• Data provided:
#ifndef UNREL_WAVES_PER_EU
#define UNREL_WAVES_PER_EU 4
#endif
template <int MINN, int MAXN, int G, int COMPACT = 0>
__global__ void __launch_bounds__(WAVE) __attribute__((amdgpu_waves_per_eu(UNREL_WAVES_PER_EU)))
k_classify_unrel_grp(const cp_dev_params *__restrict__ P, int nreads, cp_intvl *__restrict__ intvl_all,
                     const int64_t *__restrict__ ioff, const int32_t *__restrict__ nintvl,
                     const int32_t *__restrict__ perm, const int64_t *__restrict__ prof_off, uint32_t *__restrict__ pcls_all,
                     cp_soa soa, int full_sweep2)
{
  __shared__ unrel_grp_lds<MAXN,G> S;
  constexpr int L = WAVE/G;
  static_assert(L >= 8 && (L % 8) == 0, "8 role lanes per read");
  const int lane = lane_id();
  const int g = lane/L, ql = lane%L, gbase = g*L;
  constexpr int K = L/8;
  const int sub = ql >> 3, role = ql & 7, sbase = gbase+sub*8;
  const int s2 = (role >> 2) & 1, side = (role >> 1) & 1, kind = role & 1;
  const int s = s2 ? CP_DIPLO : CP_HAPLO;
  const double *const skel = P->skel, *const uerr = P->uerr, *const logfact = P->logfact;
  const int skel_kmax = P->skel_kmax, uerr_max = P->uerr_max;
  const long long skel_cdmax = P->skel_cdmax;
  const int covE = P->cov[CP_ERROR], REP = P->cov[CP_REPEAT], covH = P->cov[CP_HAPLO], covD = P->cov[CP_DIPLO];
  const double llE = cp_poisson_loglambda(P,covE), llH = cp_poisson_loglambda(P,covH), llD = cp_poisson_loglambda(P,covD);
  const double dr_ratio = P->dr_ratio, r_lp = P->r_lp, r_l1mp = P->r_l1mp;
  for (int blk = blockIdx.x; blk*G < nreads; blk += gridDim.x)
  {
#ifdef CP_PROF_WALK
  const unsigned long long ur_t0 = wall_clock64();
#endif
  const int slot = blk*G+g;
  const int r = (slot < nreads) ? perm[slot] : nreads;
  int N = (r < nreads) ? nintvl[r] : 0;
  const int rr = (r < nreads) ? r : 0;
  const bool too_long = prof_off[rr+1]-prof_off[rr] > GRP_MAX_PLEN;
  if (MINN > 0 && __ballot(N > MINN || (r < nreads && too_long)) == 0) break;
  const int64_t io = ioff[rr];
  cp_intvl *intvl = intvl_all+io;
  if (N <= MINN || N > MAXN || too_long) N = 0;
  if (__ballot(N > 0) == 0) continue;
#ifdef CP_PROF_WALK
  unsigned long long ur_commit = 0, ur_pre = 0, ur_use = 0, ur_load = 0, ur_sort = 0, ur_t = wall_clock64();
#define UR_STAMP(acc) do { const unsigned long long t_ = wall_clock64(); acc += t_-ur_t; ur_t = t_; } while (0)
#else
#define UR_STAMP(acc) ((void)0)
#endif
  const int nwords = (N+63) >> 6;
  int maxN = N;
  for (int o = 32; o > 0; o >>= 1)
    { int x = __shfl_xor(maxN,o); maxN = x > maxN ? x : maxN; }

  for (int k = ql; k < MAXN/64; k += L)
    { S.rel[g][0][k] = 0; S.rel[g][1][k] = 0; S.need[g][k] = ~0ull; }
  wave_sync();
  for (int base = 0; base < maxN; base += L)
    { const int k = base+ql;
      bool h = false, dd = false;
      if (k < N && COMPACT)
        { const cp_ivA A = soa.a[io+k]; const cp_ivC Cc = soa.c[io+k];
          S.b[g][k] = (uint16_t)A.b; S.e[g][k] = (uint16_t)A.e;
          S.cb[g][k] = A.cb; S.ce[g][k] = A.ce; S.ccb[g][k] = A.ccb; S.cce[g][k] = A.cce;
          S.asgn[g][k] = Cc.asgn; S.isrel[g][k] = Cc.is_rel;
          h  = Cc.is_rel && Cc.asgn == CP_HAPLO;
          dd = Cc.is_rel && Cc.asgn == CP_DIPLO;
        }
      else if (k < N)
        { cp_intvl I = intvl[k];
          if (soa.c) I.asgn = soa.c[io+k].asgn;
          S.b[g][k] = (uint16_t)I.b; S.e[g][k] = (uint16_t)I.e;
          S.cb[g][k] = I.cb; S.ce[g][k] = I.ce; S.ccb[g][k] = I.ccb; S.cce[g][k] = I.cce;
          S.asgn[g][k] = I.asgn; S.isrel[g][k] = I.is_rel;
          h  = I.is_rel && I.asgn == CP_HAPLO;
          dd = I.is_rel && I.asgn == CP_DIPLO;
        }
      const uint64_t mh = __ballot(h) >> gbase, md = __ballot(dd) >> gbase;
      if (ql == 0 && base < N)
        { const uint64_t lm = (L == 64) ? ~0ull : ((1ull << L)-1);
          S.rel[g][0][base >> 6] |= (mh & lm) << (base & 63);
          S.rel[g][1][base >> 6] |= (md & lm) << (base & 63);
        }
    }
  wave_sync();
  UR_STAMP(ur_load);
  constexpr int RSH = (MAXN > 256) ? 16 : 8;
  int nnf = 0;
  for (int base = 0; base < maxN; base += L)
    { const int i = base+ql;
      const bool keep = i < N && !(S.isrel[g][i] && (S.asgn[g][i] == CP_HAPLO || S.asgn[g][i] == CP_DIPLO));
      const uint64_t lm = (L == 64) ? ~0ull : ((1ull << L)-1);
      const uint64_t mk = (__ballot(keep) >> gbase) & lm;
      if (keep) S.ord[g][nnf+__popcll(mk & ((1ull << ql)-1))] = (typename unrel_grp_lds<MAXN,G>::ord_t)i;
      nnf += __popcll(mk);
    }
  wave_sync();
  for (int j = ql; j < ((nnf+3) & ~3); j += L)
    { uint16_t key = 0xffff;
      if (j < nnf) { const int k = S.ord[g][j]; key = S.cb[g][k] < S.ce[g][k] ? S.cb[g][k] : S.ce[g][k]; }
      S.key[g][j] = key;
    }
  wave_sync();
  for (int j = ql; j < nnf; j += L)
    { const unsigned key = S.key[g][j];
      int rank = 0;
      for (int m = 0; m < nnf; m += 4)
        { const uint2 q = *reinterpret_cast<const uint2 *>(&S.key[g][m]);
          const unsigned k0 = q.x & 0xffffu, k1 = q.x >> 16, k2 = q.y & 0xffffu, k3 = q.y >> 16;
          rank += (k0 < key || (k0 == key && m   < j)) ? 1 : 0;
          rank += (k1 < key || (k1 == key && m+1 < j)) ? 1 : 0;
          rank += (k2 < key || (k2 == key && m+2 < j)) ? 1 : 0;
          rank += (k3 < key || (k3 == key && m+3 < j)) ? 1 : 0;
        }
      S.ord[g][j] = (typename unrel_grp_lds<MAXN,G>::ord_t)((unsigned)S.ord[g][j] | ((unsigned)rank << RSH));
    }
  wave_sync();
  for (int j = ql; j < nnf; j += L)
    { const unsigned v = S.ord[g][j];
      S.key[g][v >> RSH] = (uint16_t)(v & ((1u << RSH)-1));
    }
#define S_ORD(p) ((int)S.key[g][p])
  nnf = __shfl(nnf,gbase);
  int maxNF = nnf;
  for (int o = 32; o > 0; o >>= 1)
    { int x = __shfl_xor(maxNF,o); maxNF = x > maxNF ? x : maxNF; }
  wave_sync();

  const uint64_t glm = (L == 64) ? ~0ull : ((1ull << L)-1);
  int pass = 0, it = 0;
  bool done = (N == 0) || (nnf == 0);
#ifdef CP_PROF_WALK
  int prof_rounds[2] = { 0, 0 };
#endif
  UR_STAMP(ur_sort);
  while (__ballot(!done) != 0)
      { int mypos = it+sub;
        int cover = (it+K < nnf) ? it+K : nnf;
        if (pass == 1)
          { const int p = it+ql;
            bool dirty = false;
            if (!done && p < nnf)
              { const int k = S_ORD(p);
                dirty = full_sweep2 || ((S.need[g][k >> 6] >> (k & 63)) & 1);
              }
            const uint64_t m = (__ballot(dirty) >> gbase) & glm;
            uint64_t t = m;
            for (int j = 0; j < sub; j++) t &= t-1;
            mypos = t ? it+__ffsll((long long)t)-1 : nnf;
            uint64_t t2 = m;
#pragma unroll
            for (int j = 0; j < K; j++) t2 &= t2-1;
            cover = t2 ? it+__ffsll((long long)t2)-1 : ((it+L < nnf) ? it+L : nnf);
          }
        const bool act = !done && mypos < nnf;
        bool on = act;
        int idx = 0;
        if (act)
          idx = S_ORD(pass == 0 ? nnf-1-mypos : mypos);
        int snew = -1;
        int Icb = 0, Ice = 0, lH = -1, rH = -1, lD = -1, rD = -1;
        if (on)
          { Icb = S.cb[g][idx]; Ice = S.ce[g][idx];
            if ((Icb > Ice ? Icb : Ice) >= REP)
              { snew = CP_REPEAT;
                on = false;
              }
            else
              { lH = bits_left(S.rel[g][0],idx); rH = bits_right(S.rel[g][0],idx,nwords);
                lD = bits_left(S.rel[g][1],idx); rD = bits_right(S.rel[g][1],idx,nwords);
              }
          }
        UR_STAMP(ur_pre);
        bool do_sf = false, do_bin = false, in_tab = false, r_in = false;
        int oa = 0, ob = 0, oc = 0;
        int kb = 0, ke = 0, nl = 0, nr = 0;
        double er = -INFINITY, val = -INFINITY, pe = 0., lfb = 0., lfe = 0., lfnl = 0., lfdl = 0., lfnr = 0., lfdr = 0.;
        if (on)
          { const double *const rec = COMPACT ? &soa.b[io+idx].pe : &intvl[idx].pe;
            const double *const rec_er = side ? (COMPACT ? &soa.b[io+idx].peo_e : &intvl[idx].peo_e)
                                              : (COMPACT ? &soa.b[io+idx].peo_b : &intvl[idx].peo_b);
            const int nb = side ? idx+1 : idx-1;
            if (kind == 0 && nb >= 0 && nb < N && S.asgn[g][nb] == (int8_t)s) er = *rec_er;
            pe = *rec;
            kb = cp_check_cnt(Icb); ke = cp_check_cnt(Ice);
            lfb = logfact[kb]; lfe = logfact[ke];
            { int dcov_l, dcov_r;
              if (lD == -1 && rD == -1) dcov_l = dcov_r = covD;
              else if (lD == -1)        dcov_l = dcov_r = S.cb[g][rD];
              else if (rD == -1)        dcov_l = dcov_r = S.ce[g][lD];
              else                      { dcov_l = S.ce[g][lD]; dcov_r = S.cb[g][rD]; }
              const int rcov_l = (uint16_t)(dr_ratio*dcov_l);
              const int rcov_r = (uint16_t)(dr_ratio*dcov_r);
              r_in = !(Icb >= rcov_l || Ice >= rcov_r);
              if (r_in)
                { nl = cp_check_cnt(rcov_l); nr = cp_check_cnt(rcov_r);
                  lfnl = logfact[nl]; lfdl = logfact[nl-kb]; lfnr = logfact[nr]; lfdr = logfact[nr-ke];
                }
            }
            const double *at = nullptr;
            const int Ib = S.b[g][idx], Ie = S.e[g][idx];
            const int l_rel = s2 ? lD : lH, r_rel = s2 ? rD : rH;
            if (kind == 0)
              { int tb = 0, te = 0, tcb = 0, tce = 0, tcov = 0;
                if (side == 0 && l_rel != -1)
                  { do_sf = true; tb = S.e[g][l_rel]-1; te = Ib; tcb = S.cce[g][l_rel]; tce = Icb; tcov = tcb; }
                if (side == 1 && r_rel != -1)
                  { do_sf = true; tb = Ie-1; te = S.b[g][r_rel]; tcb = Ice; tce = S.ccb[g][r_rel]; tcov = tce; }
                if (do_sf)
                  { oa = tce-tcb; ob = tcov & 0xffff; oc = te-tb < 0 ? tb-te : te-tb;
                    at = cp_logp_trans_at(skel,skel_kmax,skel_cdmax,oc,tcb,tce,ob);
                  }
              }
            else
              { const int x = side ? Ie-1 : Ib;
                const int c = side ? Ice : Icb;
                int ll = l_rel, rr = r_rel, e1 = -1;
                for (int rep = 0; rep < 2 && e1 < 0; rep++)
                  { if (ll != -1 && rr != -1)
                      e1 = (int)(uint16_t)cp_linear_interpolation(x,S.e[g][ll]-1,S.cce[g][ll],S.b[g][rr],S.ccb[g][rr]);
                    else if (ll != -1) e1 = S.cce[g][ll];
                    else if (rr != -1) e1 = S.ccb[g][rr];
                    if (e1 < 0)
                      { if (rep == 0) { ll = s2 ? lH : lD; rr = s2 ? rH : rD; }
                        else e1 = -2;
                      }
                    else if (rep == 1)
                      e1 = (e1 > 0) ? (((s == CP_HAPLO) ? e1/2 : e1*2) & 0xffff) : -2;
                  }
                const int est = (e1 >= 0) ? e1 : (s2 ? covD : covH);
                do_bin = est >= c;
                if (do_bin)
                  { oa = est; ob = c;
                    at = cp_logp_uerr_at(uerr,uerr_max,est,c);
                  }
              }
            in_tab = at != nullptr;
            if (in_tab) val = *at;
          }
        if (do_sf && !in_tab)
          val = cp_logp_trans_calc(P,oa,(double)ob*oc);
        if (do_bin && !in_tab)
          val = cp_logp_uerr_calc(P,oa,ob);
        if (on)
          { if (kind == 0)
              val = (er > val) ? er : val;
            double v1 = __shfl_down(val,1);
            double sidev = (val > v1) ? val : v1;
            double vr = __shfl_down(sidev,2);
            double logp_l = sidev, logp_r = vr;
            if (logp_l == -INFINITY && logp_r == -INFINITY)
              { logp_l = cp_logp_poisson_vals(kb,s2 ? llD : llH,s2 ? covD : covH,lfb);
                logp_r = cp_logp_poisson_vals(ke,s2 ? llD : llH,s2 ? covD : covH,lfe);
              }
            else if (logp_l == -INFINITY) logp_l = logp_r;
            else if (logp_r == -INFINITY) logp_r = logp_l;
            const double logp_s = logp_l+logp_r;
            const double vH = __shfl(logp_s,sbase), vD = __shfl(logp_s,sbase+4);
            const double po = cp_logp_poisson_vals(kb,llE,covE,lfb)+cp_logp_poisson_vals(ke,llE,covE,lfe)+CP_E_PO_BASE;
            const double vE = (pe > po) ? pe : po;
            double vR = CP_R_LOGP;
            if (r_in)
              vR = cp_logp_binom_vals(lfnl,lfb,lfdl,kb,nl,r_lp,r_l1mp)+cp_logp_binom_vals(lfnr,lfe,lfdr,ke,nr,r_lp,r_l1mp);
            double logpmax = -INFINITY;
            if (logpmax < vE) { logpmax = vE; snew = CP_ERROR; }
            if (logpmax < vR) { logpmax = vR; snew = CP_REPEAT; }
            if (logpmax < vH) { logpmax = vH; snew = CP_HAPLO; }
            if (logpmax < vD) { logpmax = vD; snew = CP_DIPLO; }
          }
        wave_sync();
        UR_STAMP(ur_use);
        const bool lead = role == 0, upd = act && snew >= 0;
        int old = 0;
        bool hd = false, setc = false;
        if (lead && upd)
          { old = S.asgn[g][idx];
            const bool ohd = old == CP_HAPLO || old == CP_DIPLO, nhd = snew == CP_HAPLO || snew == CP_DIPLO;
            hd = old != snew && (ohd || nhd);
            setc = hd && S.isrel[g][idx];
          }
        const uint64_t m_hd = __ballot(hd), m_setc = __ballot(setc);
        const int osl = gbase+8*(role & (K-1));
        const int oidx = __shfl(idx,osl);
        const bool cl = role < sub && (((m_setc >> osl) & 1) || (((m_hd >> osl) & 1) && (oidx == idx-1 || oidx == idx+1)));
        constexpr uint64_t LEADS = 0x0101010101010101ull & ((L == 64) ? ~0ull : ((1ull << L)-1));
        const uint64_t clm = (__ballot(cl) >> gbase) & glm;
        const uint64_t cb = ((clm | ((clm & 0x7f7f7f7f7f7f7f7full)+0x7f7f7f7f7f7f7f7full)) >> 7) & LEADS;
        const uint64_t ub = (__ballot(lead && upd) >> gbase) & glm;
        const uint64_t stop = (~ub & LEADS) | cb;
        const int js = stop ? __ffsll((long long)stop)-1 : L;
        const uint64_t hb = ((m_hd >> gbase) & glm) & (js < 64 ? (1ull << js)-1 : ~0ull);
        const bool hstop = pass == 1 && hb != 0;
        const int jh = hstop ? __ffsll((long long)hb)-1 : 0;
        const bool cstop = !hstop && js < L && ((ub >> js) & 1);
        const int spos = __shfl(mypos,gbase+(hstop ? jh : cstop ? js : 0));
        const int newit = hstop ? spos+1 : cstop ? spos : cover;
        const bool cm = lead && upd && ql < (hstop ? jh+1 : js);
        unsigned long long *const need = reinterpret_cast<unsigned long long *>(S.need[g]);
        if (cm) atomicAnd(&need[idx >> 6],~(1ull << (idx & 63)));
        if (cm && hd)
          { if (idx > 0)   atomicOr(&need[(idx-1) >> 6],1ull << ((idx-1) & 63));
            if (idx+1 < N) atomicOr(&need[(idx+1) >> 6],1ull << ((idx+1) & 63));
          }
        if (cm && old != snew) S.asgn[g][idx] = (int8_t)snew;
        if (cm && setc)
          { const uint64_t bit = 1ull << (idx & 63);
            for (int q = 0; q < 2; q++)
              { const int sq = q ? CP_DIPLO : CP_HAPLO;
                if (old != sq && snew != sq) continue;
                int lo = bits_left(S.rel[g][q],idx), hi = bits_right(S.rel[g][q],idx,nwords);
                if (lo < 0) lo = 0;
                if (hi < 0) hi = N-1;
                for (int w = lo >> 6; w <= (hi >> 6); w++)
                  { const uint64_t ml = (w == (lo >> 6)) ? (~0ull << (lo & 63)) : ~0ull;
                    const uint64_t mh = (w == (hi >> 6)) ? (~0ull >> (63-(hi & 63))) : ~0ull;
                    atomicOr(&need[w],ml & mh);
                  }
                if (old == sq) S.rel[g][q][idx >> 6] &= ~bit; else S.rel[g][q][idx >> 6] |= bit;
              }
          }
        UR_STAMP(ur_commit);
#ifdef CP_PROF_WALK
        if (!done) prof_rounds[pass]++;
#endif
        if (!done)
          { it = newit;
            if (it >= nnf) { it = 0; pass++; if (pass == 2) done = true; }
          }
        wave_sync();
      }
#ifdef CP_PROF_WALK
  if (ql == 0 && N > 0 && MINN == 0)
    { atomicAdd(&g_phase_sum[9],(unsigned long long)prof_rounds[0]); atomicAdd(&g_phase_max[9],(unsigned long long)prof_rounds[1]);
      atomicAdd(&g_phase_sum[10],(unsigned long long)nnf); atomicAdd(&g_phase_sum[11],1ull); }
  if (lane == 0 && MINN == 0)
    { atomicAdd(&g_unrel_prof[0],ur_commit); atomicAdd(&g_unrel_prof[1],ur_pre); atomicAdd(&g_unrel_prof[4],ur_use);
      atomicAdd(&g_unrel_prof[5],ur_load); atomicAdd(&g_unrel_prof[6],ur_sort);
      atomicAdd(&g_unrel_prof[2],wall_clock64()-ur_t0); atomicAdd(&g_unrel_prof[3],1ull); }
#endif
#undef UR_STAMP
  if (pcls_all)
    for (int k = ql; k < N; k += L)
      pcls_all[io+k] = CP_PCLS((int)S.e[g][k],S.asgn[g][k]);
  else
    for (int k = ql; k < N; k += L)
      intvl[k].asgn = S.asgn[g][k];
  wave_sync();
  }
}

• Assignment: Give nothing but the number of lines in the entries that include "keep".

• Solution for this problem: 3